Fabio Santacroce: The political dimension of my work reflects, among other, the same perplexities highlighted in your question and rejects the exhausting debate, self-pontification in which a lot of contemporary art got jammed.

That emancipatory ability to create awareness has had a sort of side effect: it seems that the most consciousness produced so far concerns its own status of controversy. But this somehow became so normative and assimilated that it doesn’t constitute neither a disillusion nor a disincentive. And certainly, all art is political if we finally cease thinking about the art system, and more generally the term “political”, as if they were functioning default in a benevolent or romanticized left-wing orientation.

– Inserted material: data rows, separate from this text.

+__global__ void __launch_bounds__(SCAN_THREADS)
+gip_scan_kernel(GipKernelParams kp, const uint32_t* __restrict__ tile_count, const uint32_t* __restrict__ tile_count_b,
+                uint32_t* __restrict__ tile_start,
+                uint32_t* __restrict__ seg_start, uint32_t* __restrict__ ckpt_start,
+                const uint32_t* __restrict__ block_sums, uint32_t* __restrict__ block_offset,
+                uint32_t* __restrict__ tile_order, GipRasterHeader* __restrict__ header, uint32_t* __restrict__ host_header) {
+  scan_job<8>((int)blockIdx.x, kp.V, kp.T, kp.nblk, kp.capacity, tile_count, tile_count_b, tile_start, seg_start, ckpt_start, block_sums, block_offset, tile_order,
+           header, host_header);
+}
+
+static int scan_jobs(const GipKernelParams& kp) {
   const int n = kp.V * kp.T, nb = kp.V * kp.nblk;
   const int n_chunks = (n + SCAN_CHUNK - 1) / SCAN_CHUNK, b_chunks = nb > 0 ? (nb + SCAN_CHUNK - 1) / SCAN_CHUNK : 1;
-  hipLaunchKernelGGL(gip_scan_kernel, dim3(n_chunks + b_chunks), dim3(SCAN_THREADS), 0, s, kp, st.tile_count, st.tile_count_b, st.tile_start,
+  return n_chunks + b_chunks;
+}
+
+void gip_launch_scan(const GipKernelParams& kp, GipStatePtrs st, hipStream_t s) {
+  hipLaunchKernelGGL(gip_scan_kernel, dim3(scan_jobs(kp)), dim3(SCAN_THREADS), 0, s, kp, st.tile_count, st.tile_count_b, st.tile_start,
                      st.seg_start, st.ckpt_start, st.block_sums, st.block_offset, st.tile_order, st.header, st.host_header);
 }
 
-__global__ void __launch_bounds__(GIP_BLOCK)
-gip_scatter_kernel(GipKernelParams kp, const GipRecord* __restrict__ records, const uint32_t* __restrict__ tile_start,
-                   const uint32_t* __restrict__ tile_count, uint32_t* __restrict__ tile_cursor,
-                   const uint32_t* __restrict__ inst_slot, const uint32_t* __restrict__ block_offset,
-                   uint32_t* __restrict__ inst_offset, unsigned long long* __restrict__ keys) {
-  const int v = blockIdx.y;
-  const int idx = blockIdx.x * GIP_BLOCK + threadIdx.x;
-  uint32_t tiles = 0, rmin = 0, rmax = 0, dbits = 0, tmask = 0;
-  if (idx < kp.P) {
-    const uint4* rp = reinterpret_cast<const uint4*>(records + (size_t)v * kp.P + idx);
-    const uint4 q0 = rp[0], q1 = rp[1], q3 = rp[3];
-    dbits = q0.z; tiles = q1.w; rmin = q3.x; rmax = q3.y; tmask = q3.w;
-  }
-  __shared__ uint32_t s_wave[4];
-  const int lane = threadIdx.x & 63, wave = threadIdx.x >> 6;
-  uint32_t incl = gip_wave_incl_scan_u32(tiles);
-  if (lane == 63) s_wave[wave] = incl;
-  __syncthreads();
-  uint32_t base = block_offset[(size_t)v * kp.nblk + blockIdx.x];
-  for (int w = 0; w < wave; w++) base += s_wave[w];
-  if (idx < kp.P) inst_offset[(size_t)v * kp.P + idx] = base + incl - tiles;
-  if (tiles == 0) return;
+__device__ __forceinline__ void scatter_instances(const GipKernelParams& kp, int v, int idx, uint32_t tiles, uint32_t rmin, uint32_t rmax,
+                                                  uint32_t dbits, uint32_t tmask, const uint32_t* ts, uint32_t ts_base,
+                                                  const uint32_t* __restrict__ tile_count, uint32_t* __restrict__ tile_cursor,
+                                                  const uint32_t* __restrict__ inst_slot, unsigned long long* __restrict__ keys) {
   const int rminx = rmin & 0xffff, rminy = rmin >> 16, rmaxx = rmax & 0xffff, rmaxy = rmax >> 16;
   const unsigned long long key = ((unsigned long long)dbits << 32) | (uint32_t)idx;
   const size_t tbase = (size_t)v * kp.T;
@@ -207,23 +205,149 @@
     for (int tx = rminx; tx < rmaxx; tx++, kt++) {
       if (!gip_rect_has(tmask, area, kt)) continue;
       k++;
-      const size_t t = tbase + ty * kp.tiles_x + tx;
+      const int tv = ty * kp.tiles_x + tx;
       uint32_t slot;
       if (k < GIP_SLOTS) {
         slot = 0;
 #pragma unroll
         for (int kk = 0; kk < GIP_SLOTS; kk++) if (kk == k) slot = slots[kk];
       } else {
-        slot = tile_count[t] + atomicAdd(&tile_cursor[t], 1u);
+        slot = tile_count[tbase + tv] + atomicAdd(&tile_cursor[tbase + tv], 1u);
       }
-      const uint32_t pos = tile_start[t] + slot;
+      const uint32_t pos = ts_base + ts[tv] + slot;
       if (pos < kp.capacity) keys[pos] = key;
     }
+}
+
+__global__ void __launch_bounds__(GIP_BLOCK)
+gip_scatter_kernel(GipKernelParams kp, const GipRecord* __restrict__ records, const uint32_t* __restrict__ tile_start,
+                   const uint32_t* __restrict__ tile_count, uint32_t* __restrict__ tile_cursor,
+                   const uint32_t* __restrict__ inst_slot, const uint32_t* __restrict__ block_offset,
+                   uint32_t* __restrict__ inst_offset, unsigned long long* __restrict__ keys) {
+  const int v = blockIdx.y;
+  const int idx = blockIdx.x * GIP_BLOCK + threadIdx.x;
+  uint32_t tiles = 0, rmin = 0, rmax = 0, dbits = 0, tmask = 0;
+  if (idx < kp.P) {
+    const uint4* rp = reinterpret_cast<const uint4*>(records + (size_t)v * kp.P + idx);
+    const uint4 q0 = rp[0], q1 = rp[1], q3 = rp[3];
+    dbits = q0.z; tiles = q1.w; rmin = q3.x; rmax = q3.y; tmask = q3.w;
+  }
+  __shared__ uint32_t s_wave[4];
+  const int lane = threadIdx.x & 63, wave = threadIdx.x >> 6;
+  uint32_t incl = gip_wave_incl_scan_u32(tiles);
+  if (lane == 63) s_wave[wave] = incl;
+  __syncthreads();
+  uint32_t base = block_offset[(size_t)v * kp.nblk + blockIdx.x];
+  for (int w = 0; w < wave; w++) base += s_wave[w];
+  if (idx < kp.P) inst_offset[(size_t)v * kp.P + idx] = base + incl - tiles;
+  if (tiles == 0) return;
+  scatter_instances(kp, v, idx, tiles, rmin, rmax, dbits, tmask, tile_start + (size_t)v * kp.T, 0u, tile_count, tile_cursor, inst_slot, keys);
 }
 
 void gip_launch_scatter(const GipKernelParams& kp, GipStatePtrs st, hipStream_t s) {
   hipLaunchKernelGGL(gip_scatter_kernel, dim3(kp.nblk, kp.V), dim3(GIP_BLOCK), 0, s, kp, st.records, st.tile_start,
                      st.tile_count, st.tile_cursor, st.inst_slot, st.block_offset, st.inst_offset, st.keys);
+}
+
+#define FUSED_GROUP 4
+#define FUSED_MAX_TILES 16384
+
+__global__ void __launch_bounds__(SCAN_THREADS)
+gip_scan_scatter_kernel(GipKernelParams kp, const GipRecord* __restrict__ records, const uint32_t* __restrict__ tile_count,
+                        const uint32_t* __restrict__ tile_count_b, uint32_t* __restrict__ tile_cursor,
+                        const uint32_t* __restrict__ inst_slot, const uint32_t* __restrict__ block_sums,
+                        uint32_t* __restrict__ inst_offset, unsigned long long* __restrict__ keys,
+                        uint32_t* __restrict__ tile_start, uint32_t* __restrict__ seg_start, uint32_t* __restrict__ ckpt_start,
+                        uint32_t* __restrict__ block_offset, uint32_t* __restrict__ tile_order,
+                        GipRasterHeader* __restrict__ header, uint32_t* __restrict__ host_header) {
+  extern __shared__ uint32_t s_tile[];
+  __shared__ uint32_t s_w[SCAN_WAVES], s_wave[SCAN_WAVES], s_before[2];
+  const int v = blockIdx.y, T = kp.T;
+  const int tid = threadIdx.x, lane = tid & 63, wave = __builtin_amdgcn_readfirstlane(tid >> 6);
+  const int idx = (int)blockIdx.x * SCAN_THREADS + tid;
+  uint32_t tiles = 0, rmin = 0, rmax = 0, dbits = 0, tmask = 0;
+  if (idx < kp.P) {
+    const uint4* rp = reinterpret_cast<const uint4*>(records + (size_t)v * kp.P + idx);
+    const uint4 q0 = rp[0], q1 = rp[1], q3 = rp[3];
+    dbits = q0.z; tiles = q1.w; rmin = q3.x; rmax = q3.y; tmask = q3.w;
+  }
+  if (tid < 2) s_before[tid] = 0u;
+  const uint32_t* tc = tile_count + (size_t)v * T;
+  const uint32_t* tcb = tile_count_b + (size_t)v * T;
+  uint32_t cv[8];
+#pragma unroll
+  for (int u = 0; u < 8; u++) { const int i = u * SCAN_CHUNK + tid; cv[u] = i < T ? tc[i] + tcb[i] : 0u; }
+  const int t_before = v * T, b_before = v * kp.nblk + (int)blockIdx.x * FUSED_GROUP;
+  uint32_t bt = 0, bb = 0;
+  for (int i0 = tid; i0 < t_before; i0 += 4 * SCAN_THREADS) {
+    uint32_t va[4], vb[4];
+#pragma unroll
+    for (int u = 0; u < 4; u++) {
+      const int i = i0 + u * SCAN_THREADS;
+      va[u] = i < t_before ? tile_count[i] : 0u;
+      vb[u] = i < t_before ? tile_count_b[i] : 0u;
+    }
+#pragma unroll
+    for (int u = 0; u < 4; u++) bt += va[u] + vb[u];
+  }
+  for (int i0 = tid; i0 < b_before; i0 += 4 * SCAN_THREADS) {
+    uint32_t v4[4];
+#pragma unroll
+    for (int u = 0; u < 4; u++) { const int i = i0 + u * SCAN_THREADS; v4[u] = i < b_before ? block_sums[i] : 0u; }
+#pragma unroll
+    for (int u = 0; u < 4; u++) bb += v4[u];
+  }
+  bt = wave_sum_u32(bt); bb = wave_sum_u32(bb);
+  const uint32_t incl = gip_wave_incl_scan_u32(tiles);
+  __syncthreads();
+  if (lane == 0) { atomicAdd(&s_before[0], bt); atomicAdd(&s_before[1], bb); }
+  if (lane == 63) s_wave[wave] = incl;
+  uint32_t run = 0;
+  for (int c0 = 0;;) {
+#pragma unroll
+    for (int u = 0; u < 8; u++) {
+      const int g0 = c0 + u * SCAN_CHUNK;
+      if (g0 >= T) break;
+      uint32_t tot;
+      const uint32_t e = block_excl_scan(cv[u], s_w, &tot);
+      if (g0 + tid < T) s_tile[g0 + tid] = run + e;
+      run += tot;
+    }
+    c0 += 8 * SCAN_CHUNK;
+    if (c0 >= T) break;
+#pragma unroll
+    for (int u = 0; u < 8; u++) { const int i = c0 + u * SCAN_CHUNK + tid; cv[u] = i < T ? tc[i] + tcb[i] : 0u; }
+  }
+  __syncthreads();
+  uint32_t base = s_before[1];
+  for (int w = 0; w < wave; w++) base += s_wave[w];
+  if (idx < kp.P) inst_offset[(size_t)v * kp.P + idx] = base + incl - tiles;
+  if (tiles != 0)
+    scatter_instances(kp, v, idx, tiles, rmin, rmax, dbits, tmask, s_tile, s_before[0], tile_count, tile_cursor, inst_slot, keys);
+  const int wgs = (int)(gridDim.x * gridDim.y), n = kp.V * T, nb = kp.V * kp.nblk;
+  const int jobs = (n + SCAN_CHUNK - 1) / SCAN_CHUNK + (nb + SCAN_CHUNK - 1) / SCAN_CHUNK;
+  for (int job = (int)(blockIdx.y * gridDim.x + blockIdx.x); job < jobs; job += wgs)
+    scan_job<4>(job, kp.V, kp.T, kp.nblk, kp.capacity, tile_count, tile_count_b, tile_start, seg_start, ckpt_start, block_sums, block_offset, tile_order, header, host_header);
+}
+
+#define FUSED_MAX_REREAD_BYTES (64ull << 20)
+bool gip_scan_scatter_fits(const GipKernelParams& kp) {
+  if (kp.P <= 0 || kp.T > FUSED_MAX_TILES) return false;
+  const unsigned long long wgs = (unsigned long long)((kp.nblk + FUSED_GROUP - 1) / FUSED_GROUP) * kp.V;
+  const unsigned long long per_wg = 4ull * kp.T * (kp.V + 1) + 2ull * kp.V * kp.nblk;
+  return wgs * per_wg <= FUSED_MAX_REREAD_BYTES;
+}
+
+void gip_launch_scan_scatter(const GipKernelParams& kp, GipStatePtrs st, hipStream_t s) {
+  static bool opted = false;
+  if (!opted) {
+    (void)hipFuncSetAttribute((const void*)gip_scan_scatter_kernel, hipFuncAttributeMaxDynamicSharedMemorySize, FUSED_MAX_TILES * 4);
+    opted = true;
+  }
+  const int groups = (kp.nblk + FUSED_GROUP - 1) / FUSED_GROUP;
+  hipLaunchKernelGGL(gip_scan_scatter_kernel, dim3(groups, kp.V), dim3(SCAN_THREADS), (size_t)kp.T * 4, s, kp, st.records, st.tile_count,
+                     st.tile_count_b, st.tile_cursor, st.inst_slot, st.block_sums, st.inst_offset, st.keys, st.tile_start, st.seg_start,
+                     st.ckpt_start, st.block_offset, st.tile_order, st.header, st.host_header);
 }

Even the most progressive artistic ambition ended up in being cannibalized and has perpetuated the dominant patriarchal western-centrist colonial model. We are all trapped and we are all contributing to a mythology that frantically tries to unravel itself, seeking for absolution and fortifications, between common sense, academia, institutionalization and mystification. In this system of value creation, the general public and, always more the artist end up being the less determining and relevant. Hence the art world’s ever-increasing exclusiveness, power structure and detachment from the vulnerable world, which is very often placed as a mere object for a radical chic plagiarism.

It is within this given frame (very well aligned to other cultural and labor sphere) that we deliberately inscribe, encapsulate our practices; in this negotiation/intimidation we stretch our postures and we are called to normalize its predominant inequality, dissimulate the animosity, set the right tone and garnish, sophisticate our stances. In this neurotic arbitrariness we consciously explicit, hide, shape and undermine our gestures.

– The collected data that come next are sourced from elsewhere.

struct rmr_ctx {
    int device = 0;
    int n_cu = 256;
    hipStream_t stream = nullptr;
    bool own_stream = false;
    int W = 1024, H = 1024;
    int pend_W = 1024, pend_H = 1024;
    rmr_params params{};
    float view[15];
    bool view_set = false;
    CompiledScene scene;
    bool scene_loaded = false;
    rmr_prim* d_prims = nullptr;
    rmr_op* d_ops = nullptr;
    float* d_consts = nullptr;
    rmr_material* d_mats = nullptr;
    rmr_spectral* d_spec = nullptr;
    rmr_rm2_consts* d_rm2 = nullptr;
    rmr::DPrim* d_dprims = nullptr;
    rmr::DMat* d_dmats = nullptr;
    rmr::BvhNode* d_bvh = nullptr;
    rmr::SceneAccel accel;
    KParams scene_kp{};
    float* d_esc = nullptr;
    double esc_infl_dev = -1.0;
    float4* d_env = nullptr;
    float* d_srgb_thr = nullptr;
    uint32_t* d_screen = nullptr;
    size_t screen_cap = 0;
    int env_w = 0, env_h = 0;
    uint4* d_grid = nullptr;
    uint16_t* d_grid_list = nullptr;
    int npc_ksel = 0;
    float4* d_accum = nullptr;
    bool accum_external = false;
    float4* d_samp = nullptr;
    size_t samp_cap = 0;
    rmr_camera_model camera{RMR_CAMERA_VIEW, 0.0f, 1.0f, 1.0f, 1.0f};
    float4* d_rays = nullptr;
    size_t rays_cap = 0;
    unsigned long long* d_query = nullptr;
    void* d_qin = nullptr;
    void* d_qout = nullptr;
    size_t qin_cap = 0, qout_cap = 0;
    int query_grid = 0;
    rmr::StageState st;
    float4* d_guide[3] = {nullptr, nullptr, nullptr};
    float4* d_dn[2] = {nullptr, nullptr};
    int output_source = RMR_OUTPUT_ACCUM;
    int dn_tiled_steps = kDenoiseTiledSteps;
    float* d_var[3] = {nullptr, nullptr, nullptr};
    int dnv_tiled_steps = kDenoiseVarTiledSteps;
    float4* d_tcol[2] = {nullptr, nullptr};
    float* d_tn[2] = {nullptr, nullptr};
    float4* d_tguide[2] = {nullptr, nullptr};
    float t_view[15];
    bool t_keep = false;
    float4* d_tm = nullptr;
    uint32_t* d_tm_slab = nullptr;
    rmr::ToneState* d_tm_state = nullptr;
    double* d_tm_lc = nullptr;
    double tm_lc[255];
    int tm_used = 0;
    double tm_ev = 0.0;
    float tm_scale = 1.0f;
    bool tm_fold = false;
    float4* d_bl = nullptr;
    float4* d_bl_pyr = nullptr;
    int bl_tail = rmr::kBloomTailDefault;
    bool est_on = false;
    bool est_valid = false;
    bool rendered = false;
    float4* d_half = nullptr;
    float* d_tile_err = nullptr;
    std::vector<uint32_t> sample_counts;
    struct Slot {
        hipStream_t s = nullptr;
        float4* samp = nullptr;
        size_t cap = 0;
        unsigned long long* queue = nullptr;
        bool queue_dirty = true;
        hipEvent_t done = nullptr, freed = nullptr;
        bool in_use = false;
    };
    std::vector<Slot> slots;
    int launch_streams = 2;
    int slot_reserve = kSlotGridReserve;
    size_t next_slot = 0;
    float4* last_samp = nullptr;
    hipEvent_t trace_end = nullptr;
    struct TileList { std::vector<TileXY> host; TileXY* dev; uint64_t hash; uint64_t used; };
    std::vector<TileList> tile_cache;
    uint64_t tile_clock = 0;
    float* d_times = nullptr;
    float* h_times = nullptr;
    size_t times_cap = 0, times_pos = 0;
    bool queue_dirty = false;
    std::vector<rmr::DeferredCall> deferred;
    uint64_t deferred_units = 0;
    int call_batching = -1;
    unsigned long long* d_queue = nullptr;
    unsigned long long* d_counters = nullptr;
    std::vector<EventPair> pending, pool;
    rmr_stats stats{};
    int kernel_mode = 0;
    int shade_threshold = 16;
    bool shade_auto = true;
    int refill_threshold = -1;
    int lane_slots = -1;
    int park_threshold = 0, slot_threshold = 0;
    int jit_slots = -1;
    int full_threshold = 40 | (8 << 8);
    int cull = RMR_CULL_ESCAPE | RMR_CULL_NPC | RMR_CULL_APPROX | RMR_CULL_EYE;
    int instrument = 0;
    int grid_per_cu = 0;
    int grid_reserve = 0;
    bool diag_no_fold = false;
    int small_chunk = 64;
    int jit_mode = 2;
    uint64_t jit_min_units = (uint64_t)1 << 16;
    bool jit_ready = false;
    bool jit_failed = false;
    rmr::JitKernel jit;
    bool jit_rays_ready = false;
    rmr::JitKernel jit_rays;
    std::string jit_struct_src;
    std::vector<rmr_prim> jit_base;
    std::vector<char> jit_live;
    std::vector<rmr::JitKernel> jit_loaded;
    size_t samp_budget = (size_t)48 << 30;
    std::string err;
    std::unordered_map<const void*, size_t> dev_caps;
};

namespace {

int refill_for(int setting, int shade_t) {
    if (setting > 0) return setting;
    if (setting == 0) return shade_t;
    return std::max(2, shade_t / 2);
}

int fail(rmr_ctx* c, int code, const std::string& m) {
    if (c) c->err = m;
    return code;
}
#define HIPCHK(ctx, expr)                                                                          \
    do {                                                                                           \
        hipError_t e_ = (expr);                                                                    \
        if (e_ != hipSuccess) return fail(ctx, RMR_E_HIP, std::string(#expr ": ") + hipGetErrorString(e_)); \
    } while (0)

template <class T>
int dev_upload(rmr_ctx* c, T** dst, const T* src, size_t n) {
    const size_t bytes = std::max<size_t>(1, n) * sizeof(T);
    size_t& cap = c->dev_caps[(const void*)dst];
    if (!*dst || cap < bytes) {
        if (*dst) {
            HIPCHK(c, hipStreamSynchronize(c->stream));
            (void)hipFree(*dst);
            *dst = nullptr;
        }
        HIPCHK(c, hipMalloc((void**)dst, bytes));
        cap = bytes;
    }
    if (n) {
        HIPCHK(c, hipMemcpyAsync(*dst, src, n * sizeof(T), hipMemcpyHostToDevice, c->stream));
        HIPCHK(c, hipStreamSynchronize(c->stream));
    }
    return RMR_OK;
}

struct Buf {
    void** p;
    size_t bytes;
    template <class T>
    Buf(T** q, size_t b = 0) : p((void**)q), bytes(b) {}
};
int alloc_all(rmr_ctx* c, std::initializer_list<Buf> list, const char* msg) {
    for (const Buf* a = list.begin(); a != list.end(); ++a) {
        if (hipMalloc(a->p, a->bytes) == hipSuccess) continue;
        (void)hipGetLastError();
        *a->p = nullptr;
        for (const Buf* k = list.begin(); k != a; ++k) { (void)hipFree(*k->p); *k->p = nullptr; }
        return fail(c, RMR_E_NOMEM, msg);
    }
    return RMR_OK;
}
void free_all(std::initializer_list<Buf> list) {
    for (const Buf& b : list) { if (*b.p) (void)hipFree(*b.p); *b.p = nullptr; }
}

int read_back(rmr_ctx* c, void* dst, const void* src, size_t bytes) {
// ... 172 lines not shown
    if ((r = dev_upload(c, &c->d_dprims, a.dprims.data(), a.dprims.size()))) return r;
    if (a.map_np == -2 && (r = dev_upload(c, &c->d_bvh, a.nodes.data(), a.nodes.size()))) return r;
    if (a.grid_on) {
        if ((r = dev_upload(c, &c->d_grid, a.grid_cells.data(), a.grid_cells.size()))) return r;
        if ((r = dev_upload(c, &c->d_grid_list, a.grid.list.data(), a.grid.list.size()))) return r;
    }
    a.grid_cells = {};
    a.grid.cells = {};
    a.grid.list = {};
    c->esc_infl_dev = -1.0;
    c->scene_kp = scene_params(c);
    c->st.scene_loaded();
    c->scene_loaded = true;
    c->jit_ready = false;
    c->jit_rays_ready = false;
    c->jit_failed = false;
    c->stats.flops_per_map = s.flops_per_map();
    return RMR_OK;
}

int slots_request(const rmr_ctx* c) {
    if (c->params.separate_channels != 0 || c->params.use_env_tex != 0 || c->params.max_bounces >= (1 << 21)) return 0;
    return c->lane_slots;
}

int ensure_jit(rmr_ctx* c, bool rays = false) {
    const int slots = rays ? 0 : slots_request(c);
    rmr::JitKernel& jk = rays ? c->jit_rays : c->jit;
    bool& ready = rays ? c->jit_rays_ready : c->jit_ready;
    if (ready && (rays || c->jit_slots == slots)) return RMR_OK;
    ready = false;
    if (!rays) c->jit_slots = slots;
    const std::string struct_src = rmr::jit_source(c->scene, c->accel.has_prog, false, c->cull);
    const auto& prims = c->scene.prims;
    if (struct_src != c->jit_struct_src || c->jit_base.size() != prims.size()) {
        c->jit_base = prims;
        c->jit_live.assign(prims.size(), 0);
    } else {
        for (size_t j = 0; j < prims.size(); j++)
            if (std::memcmp(&prims[j], &c->jit_base[j], sizeof(rmr_prim)) != 0) c->jit_live[j] = 1;
    }
    c->jit_struct_src = struct_src;
    const rmr::CacheFacts cache = rmr::cache_kernel_facts(c->accel, c->accel.grid_on);
    rmr::JitFacts facts;
    const std::string src = rmr::jit_source(c->scene, c->accel.has_prog, true, c->cull, &c->jit_live,
                                            c->npc_ksel ? c->npc_ksel : cache.npc_k, cache.npc_spheres, &facts, slots, rays);
    std::vector<char> code;
    std::string key, log;
    std::vector<std::string> opts;
    if (c->instrument & RMR_INSTR_COUNT_FLOPS) opts.push_back("-DRMR_COUNT_FLOPS");
    if (!rmr::jit_compile(src, code, key, log, opts)) {
        c->jit_failed = true;
        return fail(c, RMR_E_HIP, "hipRTC specialisation failed: " + log.substr(0, 2000));
    }
    for (const auto& k : c->jit_loaded) {
        if (k.key == key) {
            jk = k;
            ready = true;
            return RMR_OK;
        }
    }
    rmr::JitKernel k;
    k.key = key;
    if (hipModuleLoadData(&k.module, code.data()) != hipSuccess) {
        c->jit_failed = true;
        return fail(c, RMR_E_HIP, "hipModuleLoadData of the specialised kernel failed (key " + key + ")");
    }
    const char* entry = rays ? "rmr_jit_trace_rays" : "rmr_jit_trace";
    if (hipModuleGetFunction(&k.fn, k.module, entry) != hipSuccess) {
        (void)hipModuleUnload(k.module);
        c->jit_failed = true;
        return fail(c, RMR_E_HIP, std::string(entry) + " missing from the specialised code object (key " + key + ")");
    }
    k.block = 256;
    k.chunk = facts.chunk();
    int b = 0;
    if (hipModuleOccupancyMaxActiveBlocksPerMultiprocessor(&b, k.fn, k.block, 0) != hipSuccess || b <= 0) b = 4;
    k.blocks_per_cu = b;
    k.shade_t = facts.shade_t();
    k.slots = facts.slots;
    k.park_t = facts.park_t();
    k.slot_t = facts.slot_t();
    k.slot_t_small = facts.slot_t_small();
    c->jit_loaded.push_back(k);
    jk = k;
    ready = true;
    return RMR_OK;
}

int ensure_rays(rmr_ctx* c, size_t units) {
    if (units <= c->rays_cap) return RMR_OK;
    if (c->d_rays) {
        HIPCHK(c, hipStreamSynchronize(c->stream));
        (void)hipFree(c->d_rays);
        c->d_rays = nullptr;
        c->rays_cap = 0;
    }
    if (hipMalloc((void**)&c->d_rays, units * rmr::kRayRecordBytes) != hipSuccess) {
        (void)hipGetLastError();
        c->d_rays = nullptr;
        return fail(c, RMR_E_NOMEM, "cannot allocate the ray buffer (" + std::to_string(units * rmr::kRayRecordBytes) +
                                        " bytes; lower the plane budget, rmr_set_tuning)");
    }
    c->rays_cap = units;
    return RMR_OK;
}

int ensure_samp(rmr_ctx* c, size_t n) {
    if (n <= c->samp_cap) return RMR_OK;
    if (c->d_samp) { (void)hipFree(c->d_samp); c->d_samp = nullptr; c->samp_cap = 0; }
    HIPCHK(c, hipMalloc((void**)&c->d_samp, n * sizeof(float4)));
    c->samp_cap = n;
    return RMR_OK;
}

Far from any sort of petulance or reverence/compliance, I firmly believe that there is still lots of fertility for great inspiration and galvanizing art. Besides every demonization and contradiction, we are and we will be still able to experience and crash into amazing art.

The desire of generating beauty out of brutality is where I stay mostly focused on. I try to navigate safely within the schizophrenic, over-fragmented and compulsive narrations of Postmodernism. Both as an artist and as a curator, I’m interested in the creation of works that chew my contingent experience, engaging with its mechanisms of oppression, optimization and self-redemption. Everything is staged through visual short circuits, in a seamless play between reality and theatre excitement and exacerbation, euphoria and exhaustion.

The topics you aforementioned exist for me as subtexts for the exploration of a more existentialist vision: this has to do mostly with the vulnerability and the resilience of the human spirit. I want my works transcending their political substrate, resisting the verbosity and living/acting plastically, but still sounding fomenting and visceral. Full comprehension is escaped on behalf of a more creationist visionary.
Vitaly Bezpalov: It turns out that the opportunity for art to speak unambiguously and consistently about something, whether it is beauty or vulnerability, is still alive for you. In a sense, this is a very ambitious position, which requires the visual language to return to the field of modernist gestures. I, in turn, really like the current trend of art to pretend as if it does not speak about anything specific, but instead makes only vague hints not clear of what. Indeed, when we talk about beauty or vulnerability in art, we talk about beauty and vulnerability, but not about art itself. Whereas art, which does not say anything definite, ultimately shows nothing but itself, reminding us that everything else is everything else. In your opinion, will something remain of art if it ceases to “talk about something” (is this even possible?), and if so, what exactly will remain?

FS: I don’t believe that art can eschew at all from narration or pursuing any sort of mutism or passive self-referentiality. Every formal choice underlies a narrative and condenses a discursive potential. Whether it speaks didactically, reticently, exhaustively, vaguely, materially or conceptually etc, art never abdicated its status of language. Moreover, in all its wide approaches, art proves to be unsatisfied with laconic, hurried and unequivocal statements. This is why quotes, borrowed urgencies and brain-teasers constitute the dominant syntax and seem to prevail over the works.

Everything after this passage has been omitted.